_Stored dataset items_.
────────────────────

from . import scheduling
from .common import DeltaPoint, MergeStrategy, Point, Step
from .pytorch.noise import SUBSTREAMS, BatchTensorNoise, HostRandomBatch, Offset, Pyramid, Random, TensorNoiseCommon, TensorNoiseProps
from . import _hip
from .sampling import functional, interface, lazy, models, program, tableaux, traits
from .sampling import structured as sampling
# ... 1060 lines not shown
    invert_prediction: bool = False
    fake_config: dict[str, Any] = dataclasses.field(default_factory=DEFAULT_FAKE_CONFIG.copy)
    prefetch_noise: bool = False
    "(not in the reference) see SkrampleWrapperScheduler.prefetch_noise: the next step's noise is drawn on a side stream during this step's stages (opt-in)"
    alias_history: bool | str = "auto"
    "(not in the reference) see SkrampleWrapperScheduler.alias_history; snapshots are per stage call"

    def __post_init__(self) -> None:
        super().__post_init__()
        self._index = 0
        self._derivatives: list = []
        self._sample = None
        self._last_noise = None
        self._rk_programs: dict = {}
        self._rk_programs_for = None
        self._schedule = self.schedule

    @abc.abstractmethod
    def functional_sampler(self): ...

    def functional_interface(self):
        return self.functional_sampler(), self._schedule, self.model

    @abc.abstractmethod
    def tableau(self) -> tableaux.Tableau: ...

    def adjust_steps(self, steps: int) -> int:
        return self.functional_interface()[0].adjust_steps(steps)

    @abc.abstractmethod
# ... 26 lines not shown
        return len(self.tableau().stages)

    @property
    def config(self) -> OrderedDict:
        return attr_dict(**self.fake_config)

    def set_begin_index(self, begin_index: int = 0) -> None:
        assert begin_index % self.order == 0, f"Expected {begin_index=} to be multiple of {self.order=}!"
        super().set_begin_index(begin_index)
        self.fake_config["begin_index"] = begin_index

    def set_timesteps(self, num_inference_steps=None, device=None, timesteps=None, sigmas=None, mu=None) -> None:
        self._index = 0
        self._derivatives.clear()
        self._sample = None
        self._alias_stamps = []
        self._alias_auto = None
        with contextlib.suppress(AttributeError):
            del self.all_points
        with contextlib.suppress(AttributeError):
            del self.schedule_np_trim
        with contextlib.suppress(AttributeError):
            del self.trim_indices
        self.schedule = self._schedule
        steps = self._resolve_steps(num_inference_steps, timesteps, sigmas)
        if steps is None:
            return
        self._steps = steps
        if self.allow_dynamic:
            self.schedule = _apply_dynamic(self.schedule, steps, mu)
        self._retire_noise_generator()
        self._forget_issued_timesteps()
        if device is not None:
            self._device = torch.device(device)

    def reset_run(self) -> None:
        self._index = 0
        self._derivatives, self._sample = [], None
        self._alias_stamps = []
        self._alias_auto = None
        self._noise_ahead = None
        self._drain_noise_ahead()
        if self._noise_generator is not None:
            self._noise_generator._draws = 0

    def _next_noise_step(self) -> Step | None:
        nxt = self._index // self.order + 1
        return Step.from_int(nxt, self._steps) if nxt < self._steps else None

    def scale_noise(self, sample: Tensor, timestep: Tensor, noise: Tensor) -> Tensor:
        idx = self._lookup(self.schedule_np[:, 0].tolist(), timestep, 0)
        return Point(*self.schedule_np[idx]).add_noise(sample, noise)

# ... 49 lines not shown
                live: dict[int, Tensor] = {}
                if self._sample is not None and isinstance(self._sample, Tensor):
                    live[id(self._sample)] = self._sample
                for form in self._derivatives:
                    if isinstance(form, Lin):
                        for leaf, _ in form.terms.values():
                            if isinstance(leaf, Tensor):
                                live[id(leaf)] = leaf
                known = {id(t): (t, ptr, ver) for t, ptr, ver in self._alias_stamps}
                self._alias_stamps = [known.get(i) or (t, t.data_ptr(), t._version) for i, t in live.items() if t.numel() > 0]
        result = self._step_stage(model_output, sample, generator, return_dict)
        self._issue_noise_ahead()
        return result

    def _step_stage(self, model_output: Tensor, sample: Tensor, generator, return_dict: bool):
        if self.compute_scale is None and isinstance(sample, Tensor) and isinstance(model_output, Tensor):
            from .sampling import native

            done = native.rk_step(self, model_output, sample, generator)
            if done is not None:
                return self._finish(done[0], done[1], model_output, return_dict)
            self._derivatives = [lift(d) if isinstance(d, Tensor) else d for d in self._derivatives]
        owner = (self.schedule, self._steps, self.sampler_order, self.stochasticity, self.model, self.derivative_transform, self.compute_scale, self.invert_prediction)
        if self._rk_programs_for != owner:
            self._rk_programs, self._rk_programs_for = {}, owner
        held = len(self._derivatives)
        key = (self._index, held, sample.dtype, model_output.dtype, tuple(sample.shape))
        recorded = lazy.grad_recorded(model_output, sample, self._sample, *(leaf for form in self._derivatives if isinstance(form, Lin) for leaf, _ in form.terms.values()))
        prog = self._rk_programs.get(key) if not recorded else False
        if prog:
            done = self._replay_stage(prog, model_output, sample, generator)
            if done is not None:
                return self._finish(done[0], done[1], model_output, return_dict)

        points = [*self.all_points, Point(0, 0, 1)]
        conv = None
        if self.derivative_transform:
            space = self.derivative_transform
            convert = models.ModelConvert(self.model, self.derivative_transform)
            rounded = convert.rounded_program(points[self._index], negate_output=self.invert_prediction)
            if rounded is not None and rounded[:2] != (0, 0):
                conv = lazy.RoundedConversion(sample, model_output, *rounded)
                derivative = conv.node()
            else:
                output = -Lin.leaf(model_output) if self.invert_prediction else lift(model_output)
                ws, wo = convert.weights_to(points[self._index])
# ... 16 lines not shown
            abs(self.all_points[self._index].timestep - clean.timestep) < 1e-8 or abs(self.all_points[self._index].sigma - clean.sigma) < 1e-8
        ):
            synthesised = True
            base = lift(sample if self._sample is None else self._sample)
            delta = DeltaPoint(points[i0], points[i1])
            synth = (form - base * space.gamma(delta)) / space.delta(delta)
            form = self._stage_form(sample, synth, space, points[i0], points[i1], points[self._index + 1], generator)
            self._index += 1

        tracing = prog is None and _hip.trace is None and isinstance(sample, Tensor) and sample.is_cuda and not synthesised
        if tracing:
            _hip.trace = []
        try:
            with lazy.compute_scale(self.compute_scale):
                if conv is not None:
                    converted, result = lazy.evaluate([conv, form], [None, model_output.dtype])
                    self._derivatives = [d.substitute(conv, converted) for d in self._derivatives]
                    pred = converted
                else:
                    result = lazy.evaluate([form], [model_output.dtype])[0]
                    pred = LazyTensor(derivative, model_output.dtype) if (self.derivative_transform or self.invert_prediction) else model_output
            if tracing:
                built = None
                if len(_hip.trace) == 1 and (conv is not None or pred is model_output):
                    built = self._build_stage_program(_hip.trace[0], sample, model_output, base_before, pending, conv is not None, finished=not self._derivatives and self._sample is None)
                self._rk_programs[(start_index, held, sample.dtype, model_output.dtype, tuple(sample.shape))] = built or False
        finally:
            if tracing:
                _hip.trace = None
        return self._finish(result, pred, model_output, return_dict)

    @staticmethod
    def _single_tensor(form):
        if isinstance(form, Lin) and len(form.terms) == 1:
            (leaf, c), = form.terms.values()
            if isinstance(leaf, Tensor) and c == 1.0:
                return leaf
        return None

    def _build_stage_program(self, entry, sample, model_output, base_before, pending, converted: bool, finished: bool):
        plan, inputs, out0, out1, seeds, numel = entry
        table: dict[int, tuple] = {}
        for j, d in enumerate(pending):
            t = self._single_tensor(d)
            if t is None:
# ... 8 lines not shown
        table[id(sample)] = ("x",)
        roles = []
        for t in inputs:
            if id(t) not in table:
                return None
            roles.append(table[id(t)])
        philox = plan.noise_mode == 1
        if philox:
            if not isinstance(noise, lazy.PhiloxNoise) or noise.seeds is not seeds:
                return None
            if (converted and plan.zeta0 != 0.0) or (not converted and plan.zeta1 != 0.0):
                return None
        return {
            "plan": plan, "roles": roles, "dtypes": [t.dtype for t in inputs], "numel": numel, "shape": tuple(sample.shape),
            "out_dtypes": (out0.dtype, out1.dtype if out1 is not None else None), "converted": converted, "finished": finished,
            "noise": "philox" if philox else ("tensor" if isinstance(noise, Tensor) else None), "ptrs": (ctypes.c_void_p * max(len(inputs), 1))(),
            "drawn": noise is not None,
        }

    def _replay_stage(self, prog: dict, model_output: Tensor, sample: Tensor, generator):
        pending = [self._single_tensor(d) for d in self._derivatives]
        if any(t is None for t in pending):
            return None
        def fits(t, dt) -> bool:
            return isinstance(t, Tensor) and t.dtype == dt and t.numel() == prog["numel"] and t.is_contiguous() and t.data_ptr() % 16 == 0

        for role, dt in zip(prog["roles"], prog["dtypes"]):
            kind = role[0]
            if kind != "n" and not fits(sample if kind == "x" else model_output if kind == "o" else self._sample if kind == "b" else pending[role[1]], dt):
                return None
        noise = None
        if prog["noise"] is not None or prog.get("drawn"):
            base = sample if self._sample is None else self._sample
            noise = self.get_step_noise(Step.from_int(self._index // self.order, self._steps), base, self.noise_type, self.noise_props, generator, self.compute_scale, lazy_ok=True)
            self._noise_wanted = (self._next_noise_step(), base)
        plan = prog["plan"]
        seeds_ptr = None
# ... 11 lines not shown
            else:
                plan.stream0 = noise.stream
            seeds_ptr = noise.seeds.data_ptr()
        ops = []
        for role, dt in zip(prog["roles"], prog["dtypes"]):
            kind = role[0]
            ops.append(sample if kind == "x" else model_output if kind == "o" else self._sample if kind == "b" else noise if kind == "n" else pending[role[1]])
        dev = sample.device
        out0 = lazy.empty_output(prog["shape"], prog["out_dtypes"][0], dev)
        out1 = lazy.empty_output(prog["shape"], prog["out_dtypes"][1], dev) if prog["out_dtypes"][1] is not None else None
        arr = prog["ptrs"]
        for i, t in enumerate(ops):
            arr[i] = t.data_ptr()
        status = _hip.step_launch_raw(plan, arr, out0.data_ptr(), out1.data_ptr() if out1 is not None else None, seeds_ptr, prog["numel"], torch.cuda.current_stream(dev).cuda_stream)
        _hip.check(status, "skr_step_launch")
        result = out1 if prog["converted"] else out0
        pred = out0 if prog["converted"] else model_output
        if prog["finished"]:
            self._derivatives, self._sample = [], None
        else:
            self._derivatives.append(Lin.leaf(pred))
            if self._sample is None:
                self._sample = sample
        self._index += 1
        return result, pred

────────────────────

_REQUIRED ACTION_.
Although the records may continue, retype only the lines from the first one through the one containing "alias_history: bool |", exactly as they appear.

_SOLUTION BELOW_.
from . import scheduling
from .common import DeltaPoint, MergeStrategy, Point, Step
from .pytorch.noise import SUBSTREAMS, BatchTensorNoise, HostRandomBatch, Offset, Pyramid, Random, TensorNoiseCommon, TensorNoiseProps
from . import _hip
from .sampling import functional, interface, lazy, models, program, tableaux, traits
from .sampling import structured as sampling
# ... 1060 lines not shown
    invert_prediction: bool = False
    fake_config: dict[str, Any] = dataclasses.field(default_factory=DEFAULT_FAKE_CONFIG.copy)
    prefetch_noise: bool = False
    "(not in the reference) see SkrampleWrapperScheduler.prefetch_noise: the next step's noise is drawn on a side stream during this step's stages (opt-in)"
    alias_history: bool | str = "auto"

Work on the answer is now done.